Problem to work on:
As the answer, set down the lines below from the one containing "static bool make_plan(const" through the one containing "p->xform = per_group_tables", exactly and inclusively, and no others.

Records provided:
┏━━
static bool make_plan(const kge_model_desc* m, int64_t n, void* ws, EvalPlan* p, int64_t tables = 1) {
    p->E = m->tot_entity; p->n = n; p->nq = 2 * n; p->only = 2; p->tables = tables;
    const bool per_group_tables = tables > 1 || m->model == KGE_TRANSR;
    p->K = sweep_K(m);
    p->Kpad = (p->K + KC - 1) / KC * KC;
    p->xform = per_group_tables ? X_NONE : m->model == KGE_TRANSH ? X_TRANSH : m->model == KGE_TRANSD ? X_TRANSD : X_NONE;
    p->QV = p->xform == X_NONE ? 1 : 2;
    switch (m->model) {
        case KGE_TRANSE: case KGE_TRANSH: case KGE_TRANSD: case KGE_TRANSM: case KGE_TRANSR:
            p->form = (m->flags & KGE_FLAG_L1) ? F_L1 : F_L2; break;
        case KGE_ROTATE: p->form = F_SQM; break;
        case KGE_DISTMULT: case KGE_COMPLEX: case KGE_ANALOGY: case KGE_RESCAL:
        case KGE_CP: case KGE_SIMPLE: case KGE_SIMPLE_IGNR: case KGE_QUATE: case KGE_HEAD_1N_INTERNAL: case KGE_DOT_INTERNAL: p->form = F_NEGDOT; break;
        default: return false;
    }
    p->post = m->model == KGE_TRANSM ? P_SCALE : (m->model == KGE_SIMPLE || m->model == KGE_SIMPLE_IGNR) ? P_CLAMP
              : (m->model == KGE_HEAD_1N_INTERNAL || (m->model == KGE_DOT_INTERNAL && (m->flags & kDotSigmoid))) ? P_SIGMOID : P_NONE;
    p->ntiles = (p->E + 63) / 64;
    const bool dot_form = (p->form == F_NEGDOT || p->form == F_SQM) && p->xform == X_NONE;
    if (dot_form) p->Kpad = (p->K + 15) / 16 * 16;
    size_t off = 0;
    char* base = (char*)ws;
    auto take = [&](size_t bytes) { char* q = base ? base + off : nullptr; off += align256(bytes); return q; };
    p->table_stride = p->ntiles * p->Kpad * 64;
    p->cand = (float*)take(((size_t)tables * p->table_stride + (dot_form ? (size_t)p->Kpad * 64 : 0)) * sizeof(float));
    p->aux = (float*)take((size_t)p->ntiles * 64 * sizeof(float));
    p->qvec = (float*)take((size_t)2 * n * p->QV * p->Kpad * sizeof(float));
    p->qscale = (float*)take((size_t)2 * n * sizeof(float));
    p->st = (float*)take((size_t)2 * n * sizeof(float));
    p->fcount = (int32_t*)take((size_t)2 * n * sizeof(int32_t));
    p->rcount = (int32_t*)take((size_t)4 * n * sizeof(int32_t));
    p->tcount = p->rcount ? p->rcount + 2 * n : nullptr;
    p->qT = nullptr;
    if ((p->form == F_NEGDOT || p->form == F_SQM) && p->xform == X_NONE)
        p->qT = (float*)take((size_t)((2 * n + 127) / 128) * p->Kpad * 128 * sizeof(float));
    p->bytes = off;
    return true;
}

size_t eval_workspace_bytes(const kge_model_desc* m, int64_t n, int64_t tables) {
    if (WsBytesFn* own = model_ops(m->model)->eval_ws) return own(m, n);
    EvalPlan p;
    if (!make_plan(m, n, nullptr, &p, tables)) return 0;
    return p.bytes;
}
┗━━
┏━━
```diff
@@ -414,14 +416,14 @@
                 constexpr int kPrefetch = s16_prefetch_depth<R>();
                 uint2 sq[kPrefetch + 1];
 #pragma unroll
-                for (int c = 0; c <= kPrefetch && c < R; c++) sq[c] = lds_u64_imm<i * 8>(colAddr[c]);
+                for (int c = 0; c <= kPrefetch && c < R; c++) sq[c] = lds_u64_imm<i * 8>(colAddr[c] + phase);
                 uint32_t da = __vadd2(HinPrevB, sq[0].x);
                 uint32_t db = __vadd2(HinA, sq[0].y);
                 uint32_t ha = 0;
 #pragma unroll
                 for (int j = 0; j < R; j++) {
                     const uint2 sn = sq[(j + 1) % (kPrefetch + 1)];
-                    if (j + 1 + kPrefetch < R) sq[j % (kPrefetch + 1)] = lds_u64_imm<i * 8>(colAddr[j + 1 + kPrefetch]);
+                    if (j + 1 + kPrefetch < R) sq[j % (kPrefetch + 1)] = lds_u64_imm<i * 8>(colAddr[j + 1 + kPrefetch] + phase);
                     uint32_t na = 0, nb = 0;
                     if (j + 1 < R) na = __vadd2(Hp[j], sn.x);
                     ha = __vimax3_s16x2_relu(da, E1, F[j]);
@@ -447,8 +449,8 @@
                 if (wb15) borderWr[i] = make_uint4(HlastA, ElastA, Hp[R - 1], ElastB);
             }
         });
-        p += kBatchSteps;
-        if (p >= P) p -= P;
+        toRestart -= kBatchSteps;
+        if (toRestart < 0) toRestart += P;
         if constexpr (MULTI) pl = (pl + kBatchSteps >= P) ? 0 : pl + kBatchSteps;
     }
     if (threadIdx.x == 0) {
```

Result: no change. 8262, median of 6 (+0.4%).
┗━━
┏━━
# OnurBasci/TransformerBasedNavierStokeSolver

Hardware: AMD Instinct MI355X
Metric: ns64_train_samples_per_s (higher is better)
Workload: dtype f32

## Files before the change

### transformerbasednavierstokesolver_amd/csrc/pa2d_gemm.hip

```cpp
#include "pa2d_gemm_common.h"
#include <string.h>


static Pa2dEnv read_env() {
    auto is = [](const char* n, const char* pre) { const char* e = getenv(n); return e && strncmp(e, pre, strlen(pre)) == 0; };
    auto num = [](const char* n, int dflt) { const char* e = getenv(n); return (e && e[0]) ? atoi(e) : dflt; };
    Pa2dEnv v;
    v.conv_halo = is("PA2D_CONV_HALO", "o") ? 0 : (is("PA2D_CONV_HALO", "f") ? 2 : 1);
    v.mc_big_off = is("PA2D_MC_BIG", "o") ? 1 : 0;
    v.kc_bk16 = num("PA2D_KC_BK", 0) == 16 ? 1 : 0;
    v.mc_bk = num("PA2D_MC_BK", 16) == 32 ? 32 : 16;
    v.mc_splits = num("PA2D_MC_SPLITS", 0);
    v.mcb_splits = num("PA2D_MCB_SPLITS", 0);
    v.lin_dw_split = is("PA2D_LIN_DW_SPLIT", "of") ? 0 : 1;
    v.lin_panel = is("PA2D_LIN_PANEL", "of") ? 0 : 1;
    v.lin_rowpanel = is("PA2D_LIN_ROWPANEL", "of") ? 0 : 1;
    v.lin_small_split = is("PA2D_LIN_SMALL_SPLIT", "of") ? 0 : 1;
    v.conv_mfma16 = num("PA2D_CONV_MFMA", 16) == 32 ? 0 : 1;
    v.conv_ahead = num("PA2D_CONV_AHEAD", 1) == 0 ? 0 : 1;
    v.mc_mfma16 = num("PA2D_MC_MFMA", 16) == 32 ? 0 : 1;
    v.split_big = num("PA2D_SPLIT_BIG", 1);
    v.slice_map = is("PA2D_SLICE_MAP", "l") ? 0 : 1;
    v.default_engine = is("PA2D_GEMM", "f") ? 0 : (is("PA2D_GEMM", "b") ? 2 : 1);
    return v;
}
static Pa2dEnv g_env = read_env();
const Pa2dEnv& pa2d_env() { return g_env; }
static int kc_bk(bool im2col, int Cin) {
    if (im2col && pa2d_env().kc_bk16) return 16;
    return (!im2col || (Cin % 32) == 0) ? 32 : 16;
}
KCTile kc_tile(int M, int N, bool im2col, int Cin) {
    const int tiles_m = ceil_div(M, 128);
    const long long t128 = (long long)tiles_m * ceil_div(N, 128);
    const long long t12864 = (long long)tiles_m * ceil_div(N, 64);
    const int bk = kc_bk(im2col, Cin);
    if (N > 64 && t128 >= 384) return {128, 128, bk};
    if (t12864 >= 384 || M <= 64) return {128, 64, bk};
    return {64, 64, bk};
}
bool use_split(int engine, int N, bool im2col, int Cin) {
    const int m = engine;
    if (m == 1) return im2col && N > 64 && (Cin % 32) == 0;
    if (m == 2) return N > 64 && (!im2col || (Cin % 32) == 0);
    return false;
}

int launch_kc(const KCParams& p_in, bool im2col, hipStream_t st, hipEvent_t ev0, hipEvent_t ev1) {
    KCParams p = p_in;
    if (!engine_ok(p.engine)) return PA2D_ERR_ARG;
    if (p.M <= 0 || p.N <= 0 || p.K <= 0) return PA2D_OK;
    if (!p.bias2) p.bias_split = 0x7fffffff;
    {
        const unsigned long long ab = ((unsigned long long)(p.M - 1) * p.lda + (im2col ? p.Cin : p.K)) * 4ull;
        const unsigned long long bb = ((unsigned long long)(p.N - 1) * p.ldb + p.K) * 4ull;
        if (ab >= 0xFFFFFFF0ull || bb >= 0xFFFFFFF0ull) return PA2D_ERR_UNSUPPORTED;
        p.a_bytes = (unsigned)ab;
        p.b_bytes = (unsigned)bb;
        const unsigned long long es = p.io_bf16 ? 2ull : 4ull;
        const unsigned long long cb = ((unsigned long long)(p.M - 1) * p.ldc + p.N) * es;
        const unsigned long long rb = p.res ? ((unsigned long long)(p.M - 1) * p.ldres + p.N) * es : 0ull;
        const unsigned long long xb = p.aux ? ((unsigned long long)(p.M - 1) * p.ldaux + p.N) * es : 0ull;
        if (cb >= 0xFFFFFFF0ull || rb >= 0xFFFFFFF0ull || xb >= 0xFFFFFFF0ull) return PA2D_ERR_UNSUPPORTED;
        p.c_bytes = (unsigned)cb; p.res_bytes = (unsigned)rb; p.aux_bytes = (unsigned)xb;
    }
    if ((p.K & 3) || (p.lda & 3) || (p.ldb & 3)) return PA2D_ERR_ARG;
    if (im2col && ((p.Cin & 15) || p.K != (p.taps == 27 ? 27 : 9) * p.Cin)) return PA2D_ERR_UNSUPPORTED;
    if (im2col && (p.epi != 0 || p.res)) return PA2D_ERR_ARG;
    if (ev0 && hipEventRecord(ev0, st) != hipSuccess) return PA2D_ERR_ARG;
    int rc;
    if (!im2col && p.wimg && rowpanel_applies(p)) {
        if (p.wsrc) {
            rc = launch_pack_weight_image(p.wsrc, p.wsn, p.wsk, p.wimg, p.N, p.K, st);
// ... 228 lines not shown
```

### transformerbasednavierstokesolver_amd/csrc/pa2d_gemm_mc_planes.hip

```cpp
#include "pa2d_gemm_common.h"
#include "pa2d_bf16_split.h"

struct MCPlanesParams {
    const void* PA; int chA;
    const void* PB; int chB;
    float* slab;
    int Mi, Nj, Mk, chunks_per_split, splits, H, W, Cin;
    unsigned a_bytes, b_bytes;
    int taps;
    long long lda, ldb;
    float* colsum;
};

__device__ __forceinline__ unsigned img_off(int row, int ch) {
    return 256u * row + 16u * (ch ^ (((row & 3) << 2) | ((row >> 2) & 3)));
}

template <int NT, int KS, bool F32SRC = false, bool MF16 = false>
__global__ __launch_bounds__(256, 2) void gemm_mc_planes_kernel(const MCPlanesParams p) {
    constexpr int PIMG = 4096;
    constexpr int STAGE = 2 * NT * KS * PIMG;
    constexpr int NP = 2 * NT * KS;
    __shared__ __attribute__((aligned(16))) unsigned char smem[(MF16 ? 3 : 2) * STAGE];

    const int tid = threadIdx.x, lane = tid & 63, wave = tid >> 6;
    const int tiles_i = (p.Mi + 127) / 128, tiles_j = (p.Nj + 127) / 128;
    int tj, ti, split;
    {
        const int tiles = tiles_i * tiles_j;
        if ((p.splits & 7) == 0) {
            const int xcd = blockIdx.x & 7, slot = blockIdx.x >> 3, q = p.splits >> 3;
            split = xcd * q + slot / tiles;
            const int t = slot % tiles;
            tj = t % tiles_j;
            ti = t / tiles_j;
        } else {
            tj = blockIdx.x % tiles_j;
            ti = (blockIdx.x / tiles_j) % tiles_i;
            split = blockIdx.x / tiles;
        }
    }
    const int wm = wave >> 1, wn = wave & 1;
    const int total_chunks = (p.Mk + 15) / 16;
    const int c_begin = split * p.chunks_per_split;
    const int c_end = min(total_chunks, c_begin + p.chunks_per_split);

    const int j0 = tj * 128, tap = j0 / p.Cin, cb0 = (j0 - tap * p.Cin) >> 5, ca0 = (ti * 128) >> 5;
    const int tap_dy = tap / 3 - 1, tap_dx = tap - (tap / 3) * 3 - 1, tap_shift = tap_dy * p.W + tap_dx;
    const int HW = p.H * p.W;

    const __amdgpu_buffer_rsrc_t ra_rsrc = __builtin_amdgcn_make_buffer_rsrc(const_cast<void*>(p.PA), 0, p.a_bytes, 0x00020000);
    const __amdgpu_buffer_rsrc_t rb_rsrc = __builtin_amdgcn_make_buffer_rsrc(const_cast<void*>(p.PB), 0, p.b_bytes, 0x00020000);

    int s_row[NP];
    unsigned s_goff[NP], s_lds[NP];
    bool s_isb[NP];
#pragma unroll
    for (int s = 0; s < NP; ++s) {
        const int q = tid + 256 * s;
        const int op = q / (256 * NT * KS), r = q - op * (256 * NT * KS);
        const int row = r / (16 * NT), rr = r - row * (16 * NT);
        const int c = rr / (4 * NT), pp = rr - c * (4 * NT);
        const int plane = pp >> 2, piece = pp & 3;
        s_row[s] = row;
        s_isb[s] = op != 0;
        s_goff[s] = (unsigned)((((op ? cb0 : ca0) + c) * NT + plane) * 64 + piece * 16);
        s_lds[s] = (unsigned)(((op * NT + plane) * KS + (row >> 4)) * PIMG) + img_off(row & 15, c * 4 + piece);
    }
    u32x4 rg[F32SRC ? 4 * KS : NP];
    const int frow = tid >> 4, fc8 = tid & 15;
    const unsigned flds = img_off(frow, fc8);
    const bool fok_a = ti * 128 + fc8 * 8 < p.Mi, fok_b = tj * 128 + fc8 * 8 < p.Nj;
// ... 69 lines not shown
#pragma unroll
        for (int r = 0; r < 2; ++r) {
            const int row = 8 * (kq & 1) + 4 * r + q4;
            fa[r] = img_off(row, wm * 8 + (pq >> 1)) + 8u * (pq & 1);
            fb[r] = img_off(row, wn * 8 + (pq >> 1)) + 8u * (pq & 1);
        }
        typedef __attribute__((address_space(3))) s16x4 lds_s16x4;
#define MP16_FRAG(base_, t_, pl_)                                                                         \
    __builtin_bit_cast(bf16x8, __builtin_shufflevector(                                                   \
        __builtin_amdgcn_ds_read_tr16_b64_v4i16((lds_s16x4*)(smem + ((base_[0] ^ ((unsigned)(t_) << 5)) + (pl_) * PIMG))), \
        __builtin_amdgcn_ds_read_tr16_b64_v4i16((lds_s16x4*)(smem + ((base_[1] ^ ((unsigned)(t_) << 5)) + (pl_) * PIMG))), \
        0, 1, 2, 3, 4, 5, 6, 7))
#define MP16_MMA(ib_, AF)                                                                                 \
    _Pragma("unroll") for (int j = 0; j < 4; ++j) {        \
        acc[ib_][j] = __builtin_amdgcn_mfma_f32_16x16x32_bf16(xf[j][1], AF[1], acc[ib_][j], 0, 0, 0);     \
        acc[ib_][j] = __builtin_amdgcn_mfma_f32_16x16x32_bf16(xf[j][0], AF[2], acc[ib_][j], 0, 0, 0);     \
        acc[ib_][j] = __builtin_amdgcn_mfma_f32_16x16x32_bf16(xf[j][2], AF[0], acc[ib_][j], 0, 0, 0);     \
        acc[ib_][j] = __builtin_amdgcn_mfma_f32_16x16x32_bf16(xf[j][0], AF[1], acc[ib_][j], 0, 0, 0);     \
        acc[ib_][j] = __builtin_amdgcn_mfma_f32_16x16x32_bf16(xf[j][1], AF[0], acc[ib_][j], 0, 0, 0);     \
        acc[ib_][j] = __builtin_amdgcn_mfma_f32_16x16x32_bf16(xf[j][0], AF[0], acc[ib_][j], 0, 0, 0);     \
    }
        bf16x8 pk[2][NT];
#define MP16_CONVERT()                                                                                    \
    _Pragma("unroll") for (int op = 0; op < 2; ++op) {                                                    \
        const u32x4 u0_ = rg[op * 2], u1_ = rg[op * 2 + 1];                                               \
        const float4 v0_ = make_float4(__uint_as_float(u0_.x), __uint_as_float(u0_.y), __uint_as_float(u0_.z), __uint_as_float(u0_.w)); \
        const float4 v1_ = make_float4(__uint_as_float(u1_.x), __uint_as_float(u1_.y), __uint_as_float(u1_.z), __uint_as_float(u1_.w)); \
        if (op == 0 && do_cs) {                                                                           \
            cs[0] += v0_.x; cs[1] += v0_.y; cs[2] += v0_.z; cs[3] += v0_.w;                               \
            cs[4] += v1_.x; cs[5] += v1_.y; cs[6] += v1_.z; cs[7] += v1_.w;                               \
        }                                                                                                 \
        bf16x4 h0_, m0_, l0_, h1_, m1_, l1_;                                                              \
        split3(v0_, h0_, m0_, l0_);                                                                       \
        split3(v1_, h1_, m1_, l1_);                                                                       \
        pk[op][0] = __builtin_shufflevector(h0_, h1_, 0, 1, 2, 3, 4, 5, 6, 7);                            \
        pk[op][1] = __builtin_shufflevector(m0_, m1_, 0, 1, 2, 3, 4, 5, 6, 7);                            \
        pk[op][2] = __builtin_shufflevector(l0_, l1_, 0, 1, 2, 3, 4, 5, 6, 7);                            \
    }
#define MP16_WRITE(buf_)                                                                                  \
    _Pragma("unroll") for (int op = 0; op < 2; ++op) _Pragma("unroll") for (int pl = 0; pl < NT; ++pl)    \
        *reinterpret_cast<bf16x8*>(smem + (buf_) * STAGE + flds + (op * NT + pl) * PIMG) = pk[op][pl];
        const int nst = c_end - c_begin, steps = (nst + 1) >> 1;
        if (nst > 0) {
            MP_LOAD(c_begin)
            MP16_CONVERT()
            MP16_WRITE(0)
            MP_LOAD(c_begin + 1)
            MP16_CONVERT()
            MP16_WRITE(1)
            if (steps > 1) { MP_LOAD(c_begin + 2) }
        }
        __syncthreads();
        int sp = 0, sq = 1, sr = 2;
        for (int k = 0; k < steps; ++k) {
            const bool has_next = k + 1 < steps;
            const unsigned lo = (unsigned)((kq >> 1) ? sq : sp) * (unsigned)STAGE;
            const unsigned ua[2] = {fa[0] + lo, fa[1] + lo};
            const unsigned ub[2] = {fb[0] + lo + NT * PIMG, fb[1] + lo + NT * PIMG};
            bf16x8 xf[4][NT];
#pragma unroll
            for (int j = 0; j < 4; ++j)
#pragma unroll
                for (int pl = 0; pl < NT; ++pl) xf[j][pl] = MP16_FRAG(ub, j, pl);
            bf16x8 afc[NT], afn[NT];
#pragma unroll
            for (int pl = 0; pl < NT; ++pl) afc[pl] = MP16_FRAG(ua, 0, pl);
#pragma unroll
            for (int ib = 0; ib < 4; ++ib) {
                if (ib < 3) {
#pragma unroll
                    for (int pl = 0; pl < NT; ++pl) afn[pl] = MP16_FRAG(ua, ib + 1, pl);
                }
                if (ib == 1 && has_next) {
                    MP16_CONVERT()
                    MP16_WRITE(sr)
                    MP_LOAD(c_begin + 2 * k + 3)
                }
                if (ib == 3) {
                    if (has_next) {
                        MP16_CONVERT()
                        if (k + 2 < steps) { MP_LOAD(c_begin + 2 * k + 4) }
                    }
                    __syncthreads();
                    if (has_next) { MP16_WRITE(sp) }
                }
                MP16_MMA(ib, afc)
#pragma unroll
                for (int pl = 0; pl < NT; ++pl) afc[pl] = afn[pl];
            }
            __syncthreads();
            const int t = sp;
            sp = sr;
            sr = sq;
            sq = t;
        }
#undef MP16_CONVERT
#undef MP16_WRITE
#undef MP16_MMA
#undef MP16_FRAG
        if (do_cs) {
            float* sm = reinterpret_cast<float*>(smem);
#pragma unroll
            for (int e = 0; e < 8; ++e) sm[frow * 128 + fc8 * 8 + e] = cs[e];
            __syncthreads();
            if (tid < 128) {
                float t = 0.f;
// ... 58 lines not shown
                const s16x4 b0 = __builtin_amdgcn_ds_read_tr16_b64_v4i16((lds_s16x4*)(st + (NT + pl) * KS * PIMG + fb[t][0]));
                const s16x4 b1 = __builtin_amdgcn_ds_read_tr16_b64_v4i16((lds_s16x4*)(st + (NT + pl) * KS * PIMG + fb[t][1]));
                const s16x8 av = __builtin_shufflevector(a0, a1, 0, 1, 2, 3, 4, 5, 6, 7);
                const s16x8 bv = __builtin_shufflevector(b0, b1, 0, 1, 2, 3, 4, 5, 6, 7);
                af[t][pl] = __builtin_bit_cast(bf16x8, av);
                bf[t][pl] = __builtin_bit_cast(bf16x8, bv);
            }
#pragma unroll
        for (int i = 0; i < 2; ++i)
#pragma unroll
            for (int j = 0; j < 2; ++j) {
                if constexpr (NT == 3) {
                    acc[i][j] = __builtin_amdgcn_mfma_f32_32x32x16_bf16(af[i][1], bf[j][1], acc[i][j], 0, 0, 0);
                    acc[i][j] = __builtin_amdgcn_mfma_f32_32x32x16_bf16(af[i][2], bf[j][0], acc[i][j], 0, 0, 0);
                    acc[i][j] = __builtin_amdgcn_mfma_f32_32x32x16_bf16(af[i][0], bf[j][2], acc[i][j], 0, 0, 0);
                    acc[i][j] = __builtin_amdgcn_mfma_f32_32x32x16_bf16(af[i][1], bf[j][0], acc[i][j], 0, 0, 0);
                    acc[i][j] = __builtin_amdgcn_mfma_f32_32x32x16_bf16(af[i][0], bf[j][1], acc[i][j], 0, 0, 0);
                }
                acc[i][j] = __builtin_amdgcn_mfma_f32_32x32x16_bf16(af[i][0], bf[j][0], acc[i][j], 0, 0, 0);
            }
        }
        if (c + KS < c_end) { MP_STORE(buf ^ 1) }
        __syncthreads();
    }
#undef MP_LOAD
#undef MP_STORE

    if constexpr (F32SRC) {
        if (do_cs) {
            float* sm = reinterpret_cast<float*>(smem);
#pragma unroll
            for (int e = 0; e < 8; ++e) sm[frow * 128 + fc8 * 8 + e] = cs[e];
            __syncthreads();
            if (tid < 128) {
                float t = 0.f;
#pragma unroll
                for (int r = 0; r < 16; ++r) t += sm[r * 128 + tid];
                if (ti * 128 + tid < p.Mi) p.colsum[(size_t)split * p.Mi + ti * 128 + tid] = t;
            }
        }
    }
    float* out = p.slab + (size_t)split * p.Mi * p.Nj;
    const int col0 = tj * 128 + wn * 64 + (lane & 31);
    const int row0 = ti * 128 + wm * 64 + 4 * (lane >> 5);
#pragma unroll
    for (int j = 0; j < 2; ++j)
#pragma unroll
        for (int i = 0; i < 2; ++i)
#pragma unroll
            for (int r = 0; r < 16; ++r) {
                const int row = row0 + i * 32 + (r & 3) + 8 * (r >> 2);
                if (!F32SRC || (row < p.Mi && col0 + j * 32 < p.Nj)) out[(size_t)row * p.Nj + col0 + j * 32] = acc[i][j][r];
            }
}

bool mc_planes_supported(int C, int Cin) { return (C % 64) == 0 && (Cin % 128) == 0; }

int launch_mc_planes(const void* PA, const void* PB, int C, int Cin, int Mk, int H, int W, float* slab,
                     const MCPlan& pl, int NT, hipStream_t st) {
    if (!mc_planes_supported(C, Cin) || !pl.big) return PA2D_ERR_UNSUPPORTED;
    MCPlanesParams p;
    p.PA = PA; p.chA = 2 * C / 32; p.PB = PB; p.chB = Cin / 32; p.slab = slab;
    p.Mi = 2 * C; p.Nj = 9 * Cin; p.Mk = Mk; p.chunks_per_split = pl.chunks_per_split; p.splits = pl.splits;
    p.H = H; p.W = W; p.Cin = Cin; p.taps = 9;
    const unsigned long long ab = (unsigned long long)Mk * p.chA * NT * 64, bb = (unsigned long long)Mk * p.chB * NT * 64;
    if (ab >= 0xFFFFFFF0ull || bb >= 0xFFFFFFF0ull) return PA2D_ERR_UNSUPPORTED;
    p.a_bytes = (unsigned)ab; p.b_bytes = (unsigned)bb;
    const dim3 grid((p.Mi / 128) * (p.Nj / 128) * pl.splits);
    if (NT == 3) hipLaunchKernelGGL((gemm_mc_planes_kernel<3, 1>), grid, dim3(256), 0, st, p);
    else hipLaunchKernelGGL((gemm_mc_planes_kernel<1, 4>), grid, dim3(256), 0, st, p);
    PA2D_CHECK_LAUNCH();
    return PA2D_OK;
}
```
┗━━
Answer for this exercise:
static bool make_plan(const kge_model_desc* m, int64_t n, void* ws, EvalPlan* p, int64_t tables = 1) {
    p->E = m->tot_entity; p->n = n; p->nq = 2 * n; p->only = 2; p->tables = tables;
    const bool per_group_tables = tables > 1 || m->model == KGE_TRANSR;
    p->K = sweep_K(m);
    p->Kpad = (p->K + KC - 1) / KC * KC;
    p->xform = per_group_tables ? X_NONE : m->model == KGE_TRANSH ? X_TRANSH : m->model == KGE_TRANSD ? X_TRANSD : X_NONE;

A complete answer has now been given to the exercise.